Unreachable Code

What is unreachable code

Unreachable code is code which cannot be reached (by control-flow) from the beginning of the function. It will consequently never be executed and can be removed. (Note that unreachable code is dead code because removing it will not change program semantics, but you can also have dead code which is reachable.)

By definition the end block is always reachable. Optimizations that change control flow are responsible for inserting keep edges accordingly.

Detection

We can detect unreachable code in several ways:

Conservatively

A block without any inputs is obviously dead. When removing unreachable code, this usually makes other blocks lose their inputs and therefore makes them dead, too. This property will, however, miss unreachable code that contains loops. We can easily express this conservative rule as a local optimization.

Marking reachable blocks

This is best done using an optimistic dataflow analysis: If a block has at least one reachable predecessor then it is reachable. If you iterate this until the fixpoint then you have caught all reachable blocks. All other blocks are unreachable. This should catch all cases of unreachable code. This style is one of the things the dataflow analysis in the "combo" phase calculates.

The principle of marking all reaching blocks also happens implicitly when we calculate the dominance relation. So you can identify unreachable blocks in firm by them having a dominance_depth of -1.

Pruning

Removing unreachable code means removing a block and all the nodes in it. This, however, means that we have to remove inputs from blocks. Removing inputs from blocks is only possible if we remove the same input from all Phi nodes in a block at the exact same time!
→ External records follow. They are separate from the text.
__global__ void __launch_bounds__(kBsThreads, 1)
gemm_bstat_kernel(const __grid_constant__ CUtensorMap tmap_a, const __grid_constant__ CUtensorMap tmap_b,
                  const __grid_constant__ CUtensorMap tmap_out, const GemmParams p) {
    extern __shared__ __align__(1024) uint8_t smem_raw[];
    uint8_t* smem = smem_raw;
    if ((smem_u32(smem_raw) & 1023u) != 0) __trap();
    uint8_t* sB = smem;
    uint8_t* sA = sB + 4 * kBsBBytes;
    uint8_t* epi_all = sA + kBsStages * kBsABytes;
    float* s_bias = reinterpret_cast<float*>(epi_all + 8 * 4096);
    uint64_t* bars = reinterpret_cast<uint64_t*>(epi_all + 8 * 4096 + 1024);
    uint64_t* full_bar = bars;
    uint64_t* empty_bar = bars + kBsStages;
    uint64_t* tmem_full = bars + 2 * kBsStages;
    uint64_t* tmem_empty = bars + 2 * kBsStages + 2;
    uint64_t* b_full = bars + 2 * kBsStages + 4;
    uint32_t* tmem_base_ptr = reinterpret_cast<uint32_t*>(bars + 2 * kBsStages + 5);

    const int warp = __shfl_sync(0xffffffffu, threadIdx.x >> 5, 0);
    const int lane = threadIdx.x & 31;
    const int groups = gridDim.x / p.num_n_tiles;
    const int n_blk = blockIdx.x % p.num_n_tiles;
    const int m_first = blockIdx.x / p.num_n_tiles;
    const int col0 = n_blk * 256;

    if (warp == 0 && lane == 0) {
        tma_prefetch_desc(&tmap_a); tma_prefetch_desc(&tmap_b); tma_prefetch_desc(&tmap_out);
        for (int s = 0; s < kBsStages; ++s) { mbar_init(&full_bar[s], 1); mbar_init(&empty_bar[s], 1); }
        for (int s = 0; s < 2; ++s) { mbar_init(&tmem_full[s], 1); mbar_init(&tmem_empty[s], 8); }
        mbar_init(b_full, 1);
        mbar_fence_init();
    }
    if (warp == 1) tmem_alloc(tmem_base_ptr, 512);
    if (warp >= 2)
        for (int i = threadIdx.x - 64; i < 256; i += 256) s_bias[i] = p.bias[col0 + i];
    tc_fence_before();
    __syncthreads();
    tc_fence_after();
    const uint32_t tmem_base = *tmem_base_ptr;

    if (warp == 0) {
        const bool leader = elect_one();
        if (m_first < p.num_m_tiles) {
            if (leader) {
                mbar_expect_tx(b_full, 4 * kBsBBytes);
                for (int kb = 0; kb < 4; ++kb) tma_load_2d(sB + kb * kBsBBytes, &tmap_b, b_full, kb * kBlockK, col0);
            }
            int stage = 0;
            uint32_t phase = 0;
            for (int m_blk = m_first; m_blk < p.num_m_tiles; m_blk += groups)
                for (int kb = 0; kb < 4; ++kb) {
                    mbar_wait(&empty_bar[stage], phase ^ 1);
                    if (leader) {
                        mbar_expect_tx(&full_bar[stage], kBsABytes);
                        tma_load_2d(sA + stage * kBsABytes, &tmap_a, &full_bar[stage], kb * kBlockK, m_blk * kBlockM);
                    }
                    __syncwarp();
                    if (++stage == kBsStages) { stage = 0; phase ^= 1; }
                }
        }
    } else if (warp == 1) {
        const bool leader = elect_one();
        if (m_first < p.num_m_tiles) {
            constexpr uint32_t idesc = make_idesc_bf16(kBlockM, 256, 0, 0);
            const uint64_t a_desc0 = make_sw128_desc(smem_u32(sA)), b_desc0 = make_sw128_desc(smem_u32(sB));
            int stage = 0, as = 0;
            uint32_t phase = 0, aphase = 0;
            mbar_wait(b_full, 0);
            for (int m_blk = m_first; m_blk < p.num_m_tiles; m_blk += groups) {
                mbar_wait(&tmem_empty[as], aphase ^ 1);
                tc_fence_after();
                const uint32_t tmem_d = tmem_base + as * 256;
#pragma unroll
                for (int kb = 0; kb < 4; ++kb) {
                    mbar_wait(&full_bar[stage], phase);
                    tc_fence_after();
                    if (leader) {
                        const uint64_t ad = a_desc0 + (uint64_t)(stage * (kBsABytes >> 4)), bd = b_desc0 + (uint64_t)(kb * (kBsBBytes >> 4));
#pragma unroll
                        for (int k = 0; k < kBlockK / 16; ++k) umma_bf16_ss(tmem_d, ad + 2 * k, bd + 2 * k, idesc, (kb | k) != 0);
                        tc_commit(&empty_bar[stage]);
                    }
                    __syncwarp();
                    if (++stage == kBsStages) { stage = 0; phase ^= 1; }
                }
                if (leader) tc_commit(&tmem_full[as]);
                if (++as == 2) { as = 0; aphase ^= 1; }
            }
        }
    } else {
        const int q = warp & 3, ew = warp - 2, half = ew >> 2;
        uint8_t* obuf = epi_all + ew * 4096;
        int as = 0;
        uint32_t aphase = 0;
        for (int m_blk = m_first; m_blk < p.num_m_tiles; m_blk += groups) {
            const int row0 = m_blk * kBlockM + q * 32;
            mbar_wait(&tmem_full[as], aphase);
            __syncwarp();
            tc_fence_after();
            const uint32_t tbase = tmem_base + as * 256 + ((uint32_t)(q * 32) << 16);
#pragma unroll 1
            for (int c = 2 * half; c < 2 * half + 2; ++c) {
                float v[64];
                tmem_ld32(tbase + c * 64, v);
                tmem_ld32(tbase + c * 64 + 32, v + 32);
                tc_wait_ld();
                uint4 pk[8];
                const float4* b4 = reinterpret_cast<const float4*>(s_bias + c * 64);
#pragma unroll
                for (int g = 0; g < 8; ++g) {
                    const float4 ba = b4[2 * g], bb = b4[2 * g + 1];
                    pk[g].x = pack_bf16x2(v[8 * g + 0] + ba.x, v[8 * g + 1] + ba.y); pk[g].y = pack_bf16x2(v[8 * g + 2] + ba.z, v[8 * g + 3] + ba.w);
                    pk[g].z = pack_bf16x2(v[8 * g + 4] + bb.x, v[8 * g + 5] + bb.y); pk[g].w = pack_bf16x2(v[8 * g + 6] + bb.z, v[8 * g + 7] + bb.w);
                }
                if (c == 2 * half + 1) {
                    tc_fence_before();
                    __syncwarp();
                    if (lane == 0) mbar_arrive(&tmem_empty[as]);
                }
                if (lane == 0) tma_store_wait_read<0>();
                __syncwarp();
#pragma unroll
                for (int g = 0; g < 8; ++g) *reinterpret_cast<uint4*>(obuf + lane * 128 + ((g ^ (lane & 7)) << 4)) = pk[g];
                fence_async_smem();
                __syncwarp();
                if (lane == 0) {
                    tma_store_2d(&tmap_out, obuf, col0 + c * 64, row0);
                    tma_store_commit();
                }
            }
            if (++as == 2) { as = 0; aphase ^= 1; }
        }
        if (lane == 0) tma_store_wait_all<0>();
    }
    tc_fence_before();
    __syncthreads();
    if (warp == 1) tmem_dealloc(tmem_base, 512);
}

As this additionally requires to know all Phi nodes of a block, we use a two-phase approach:

The function remove_unreachable_code() uses dominance information to find unreachable code and replaces all unreachable blocks by a special node called Bad. Nodes within unreachable blocks are also replaced by Bad. So in effect all unreachable code is replaced by Bad. Afterwards, only Blocks and Phi nodes have Bad as input values.

The function remove_bads() removes Bad inputs by updating the block and all contained Phi nodes at once.

Caveats

libFirm has the invariant that Bad nodes should appear only as operands of blocks or Phi nodes. This invariant can be violated during an optimization phase but must hold afterwards.

Dominance is not defined for unreachable code. So the SSA-property that a definition dominates its uses does not really apply. It is unclear if this actually causes problems. So far it is only a special case in the verifier.